Ulgi na ubezpieczenie społeczne marynarzy powiązane ze średnim wynagrodzeniem w gospodarce narodowej. To jeden z pomysłów na przywrócenie polskich statków pod polską banderę. Chodzi o to, by obniżyć stałe koszty funkcjonowania polskim armatorom tak, by opłacało się im wrócić pod narodową banderę. Obecnie wszystkie statki, należącej do skarbu państwa Polskiej Żeglugi Morskiej pływają pod tanią banderą. Powodem są niskie koszty roczne jakie ponosi tam armator, dzięki czemu może rywalizować ze światową konkurencją.

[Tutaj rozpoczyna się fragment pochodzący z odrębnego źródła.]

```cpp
static int invert_run(ns_ctx* ctx, const uint32_t* doc_term_counts, uint32_t n_docs, const uint32_t* pairs,
                      uint64_t n_pairs, uint32_t n_terms, uint32_t* df_out, void* postings_out, uint64_t* kept_out,
                      float* device_ms_out, ns_seg* adopt, const uint2* dev_pairs = nullptr) {
    if (!ctx) return fail(nullptr, NS_E_INVAL, "ns_invert_forward: ctx is NULL");
    if ((n_docs && !doc_term_counts) || (n_pairs && !pairs && !dev_pairs) || (n_terms && !df_out) || !kept_out) return fail(ctx, NS_E_INVAL, "ns_invert_forward: null argument");
    if (n_pairs >= (1ull << 32) - kIvTile) return fail(ctx, NS_E_INVAL, "ns_invert_forward: %llu pairs; this build indexes pairs with 32 bits (split the segment)", (unsigned long long)n_pairs);
    if (n_terms == 0xFFFFFFFFu) return fail(ctx, NS_E_INVAL, "ns_invert_forward: n_terms too large");
    *kept_out = 0;
    if (device_ms_out) *device_ms_out = 0.0f;
    std::vector<uint64_t> prefix((size_t)n_docs + 1, 0);
    for (uint32_t d = 0; d < n_docs; d++) prefix[d + 1] = prefix[d] + doc_term_counts[d];
    if (prefix[n_docs] != n_pairs) return fail(ctx, NS_E_INVAL, "ns_invert_forward: the per-document counts sum to %llu, not to n_pairs = %llu", (unsigned long long)prefix[n_docs], (unsigned long long)n_pairs);
    if (n_terms) std::memset(df_out, 0, (size_t)n_terms * 4);
    if (!n_pairs) return NS_OK;
    if (!postings_out && !adopt) return fail(ctx, NS_E_INVAL, "ns_invert_forward: postings_out is NULL");
    HIPCHK(ctx, hipSetDevice(ctx->device));
    hipStream_t st = ctx->stream;
    const uint32_t n = (uint32_t)n_pairs;
    const uint32_t n_tiles = (n + kIvTile - 1) / kIvTile;
    int bits = 1;
    while (bits < 32 && n_terms > 1 && ((n_terms - 1) >> bits) != 0) bits++;
    const int passes = std::max(1, (bits + 10) / 11);
    int pbits[3] = {8, 8, 8};
    {
        int left = bits;
        for (int p = 0; p < passes; p++) {
            const int share = (left + (passes - p) - 1) / (passes - p);
            pbits[p] = std::min(11, std::max(8, share));
            left = std::max(0, left - pbits[p]);
        }
    }
    size_t m_max = 0;
    for (int p = 0; p < passes; p++) m_max = std::max(m_max, ((size_t)1 << pbits[p]) * n_tiles);
    const uint32_t scan_blocks_max = (uint32_t)((m_max + 1023) / 1024);

    uint2 *d_pairs = nullptr, *d_vals[2] = {nullptr, nullptr};
    uint32_t *d_keys[2] = {nullptr, nullptr}, *d_df = nullptr, *d_first = nullptr, *d_hist = nullptr, *d_sums = nullptr, *d_kept = nullptr;
    uint64_t* d_prefix = nullptr;
    uint2* d_tile_docs = nullptr;
    std::vector<uint32_t> tile_docs((size_t)n_tiles * 2);
    {
        uint32_t d = 0;
        auto doc_of = [&](uint64_t i) { while (d + 1 < n_docs && prefix[d + 1] <= i) d++; return d; };
        for (uint32_t t = 0; t < n_tiles; t++) {
            const uint64_t i0 = (uint64_t)t * kIvTile, i1 = std::min<uint64_t>(i0 + kIvTile, n) - 1;
            tile_docs[2 * (size_t)t] = doc_of(i0);
            tile_docs[2 * (size_t)t + 1] = doc_of(i1);
        }
    }
    hipEvent_t ev0 = nullptr, ev1 = nullptr;
    hipError_t e = hipSuccess;
    auto chk = [&](hipError_t r) { if (e == hipSuccess) e = r; };
    size_t off = 0;
    auto place = [&](size_t bytes) { const size_t o = off; off = (off + std::max<size_t>(bytes, 1) + 255) & ~(size_t)255; return o; };
    const size_t nt1 = (size_t)std::max<uint32_t>(n_terms, 1);
    const size_t o_pairs = place(dev_pairs ? 1 : (size_t)n * 8), o_v0 = place((size_t)n * 8), o_v1 = place(passes > 1 ? (size_t)n * 8 : 1);
    const size_t o_k0 = place((size_t)n * 4), o_k1 = place(passes > 1 ? (size_t)n * 4 : 1);
    const size_t o_df = place(nt1 * 4), o_first = place(nt1 * 4), o_hist = place(m_max * 4), o_sums = place((size_t)scan_blocks_max * 4), o_kept = place(4), o_prefix = place(prefix.size() * 8), o_tdocs = place((size_t)n_tiles * 8);
    const size_t block_bytes = off;
    char* blk = nullptr;
    chk(pool_alloc(ctx, (void**)&blk, block_bytes));
    if (e == hipSuccess) {
        d_pairs = dev_pairs ? const_cast<uint2*>(dev_pairs) : (uint2*)(blk + o_pairs); d_vals[0] = (uint2*)(blk + o_v0); d_vals[1] = (uint2*)(blk + o_v1);
        d_keys[0] = (uint32_t*)(blk + o_k0); d_keys[1] = (uint32_t*)(blk + o_k1);
        d_df = (uint32_t*)(blk + o_df); d_first = (uint32_t*)(blk + o_first); d_hist = (uint32_t*)(blk + o_hist); d_sums = (uint32_t*)(blk + o_sums);
        d_kept = (uint32_t*)(blk + o_kept);
        d_prefix = (uint64_t*)(blk + o_prefix);
        d_tile_docs = (uint2*)(blk + o_tdocs);
// ... 2043 lines not shown
```

### nextsearch-api_amd/csrc/ns_driver_kernel.hip

```cpp
#pragma once
#include <hip/hip_runtime.h>
#include <stdint.h>

#include "ns_internal.h"
#include "ns_wave_kernel.hip"

namespace ns {

#ifdef NS_COUNT
constexpr int kNsCnt = 32;
__device__ unsigned long long g_ns_cnt[kNsCnt];
#define NS_CNT(i, v) cnt_[(i)] += (unsigned long long)(v)
#else
#define NS_CNT(i, v)
#endif

template <bool IMP, int PKM>
__device__ __forceinline__ void pk_decode_round(const DevSeg& seg, const uint32_t blk, const int lane, uint32_t (&doc)[4], float (&tf)[4],
                                                float (&nr)[4], uint32_t (&sbits)[4]) {
    const gp_u32 pb = (gp_u32)seg.packed + (size_t)blk * kPkStrideDwords + (uint32_t)lane;
    const uint32_t d0 = pb[kPkDoc], d1 = pb[kPkDoc + 64];
    uint32_t t = 0, na = 0, nb = 0;
    if (IMP) {
        const gp_f32 sc = (gp_f32)seg.pk_scores + (size_t)blk * kPkBlock + (uint32_t)lane;
#pragma unroll
        for (int c = 0; c < 4; c++) { sbits[c] = __float_as_uint(sc[c * 64]); tf[c] = 0.0f; nr[c] = 0.0f; }
    } else {
        t = pb[kPkTf];
        if (PKM == 2) { na = pb[kPkNormA]; nb = pb[kPkNormB]; }
        else {
            const gp_f32 np = (gp_f32)seg.pnorm + (size_t)blk * kPkBlock + (uint32_t)lane;
#pragma unroll
            for (int c = 0; c < 4; c++) nr[c] = np[c * 64];
        }
    }
    typedef const __attribute__((address_space(4))) uint32_t* cp_u32;
    const cp_u32 hp = (cp_u32)(const void*)(seg.pk_hdr + blk);
    const uint32_t base = hp[0];
    const uint32_t code = hp[1];
    if (code == 0u) {
#pragma unroll
        for (int c = 0; c < 4; c++) doc[c] = base + ((d0 >> (8 * c)) & 255u);
    } else if (code == 1u) {
        doc[0] = base + (d0 & 0xFFFFu); doc[1] = base + (d0 >> 16);
        doc[2] = base + (d1 & 0xFFFFu); doc[3] = base + (d1 >> 16);
    } else {
        doc[0] = d0; doc[1] = d1;
        doc[2] = pb[kPkDoc + 128]; doc[3] = pb[kPkDoc + 192];
    }
    if (!IMP) {
        uint32_t tfi[4];
#pragma unroll
        for (int c = 0; c < 4; c++) tfi[c] = (t >> (8 * c)) & 255u;
        const uint32_t nt_ = ~t;
        if (wballot(((nt_ - 0x01010101u) & t & 0x80808080u) != 0u) != 0ull) {
            const gp_u2 raw = (gp_u2)seg.postings + (size_t)blk * kPkBlock + (uint32_t)lane;
#pragma unroll
            for (int c = 0; c < 4; c++)
                if (tfi[c] == 255u) { const nat_u2 pv = raw[c * 64]; tfi[c] = pv.y; }
        }
        if (PKM == 2) {
            const gp_f32 ntab = (gp_f32)seg.ntab;
            nr[0] = ntab[na & 0xFFFFu]; nr[1] = ntab[na >> 16];
            nr[2] = ntab[nb & 0xFFFFu]; nr[3] = ntab[nb >> 16];
        }
#pragma unroll
        for (int c = 0; c < 4; c++) { tf[c] = (float)tfi[c]; sbits[c] = 0u; }
    }
}
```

PŁYWANIE OPŁACALNE DLA ARMATORÓW
Jak wyjaśnia kapitan Tadeusz Hatalski, członek Narodowej Rady Rozwoju przy Prezydencie, w Ministerstwie Gospodarki Morskiej i Żeglugi Śródlądowej trwają prace by stworzyć warunki, dzięki którym polskim armatorom będzie opłacało się pływać po polską banderą. – Musimy zapewnić refundacje albo ulgę tej części składki, która przypada na pracodawcę. Wtedy ten koszt spada w dół. Podstawą wymiaru składki na ubezpieczenia społeczne jest wynagrodzenie brutto. Wynagrodzenie brutto marynarzy jest wysokie, w związku z tym składka też jest wysoka – wyjaśnia kapitan Hatalski.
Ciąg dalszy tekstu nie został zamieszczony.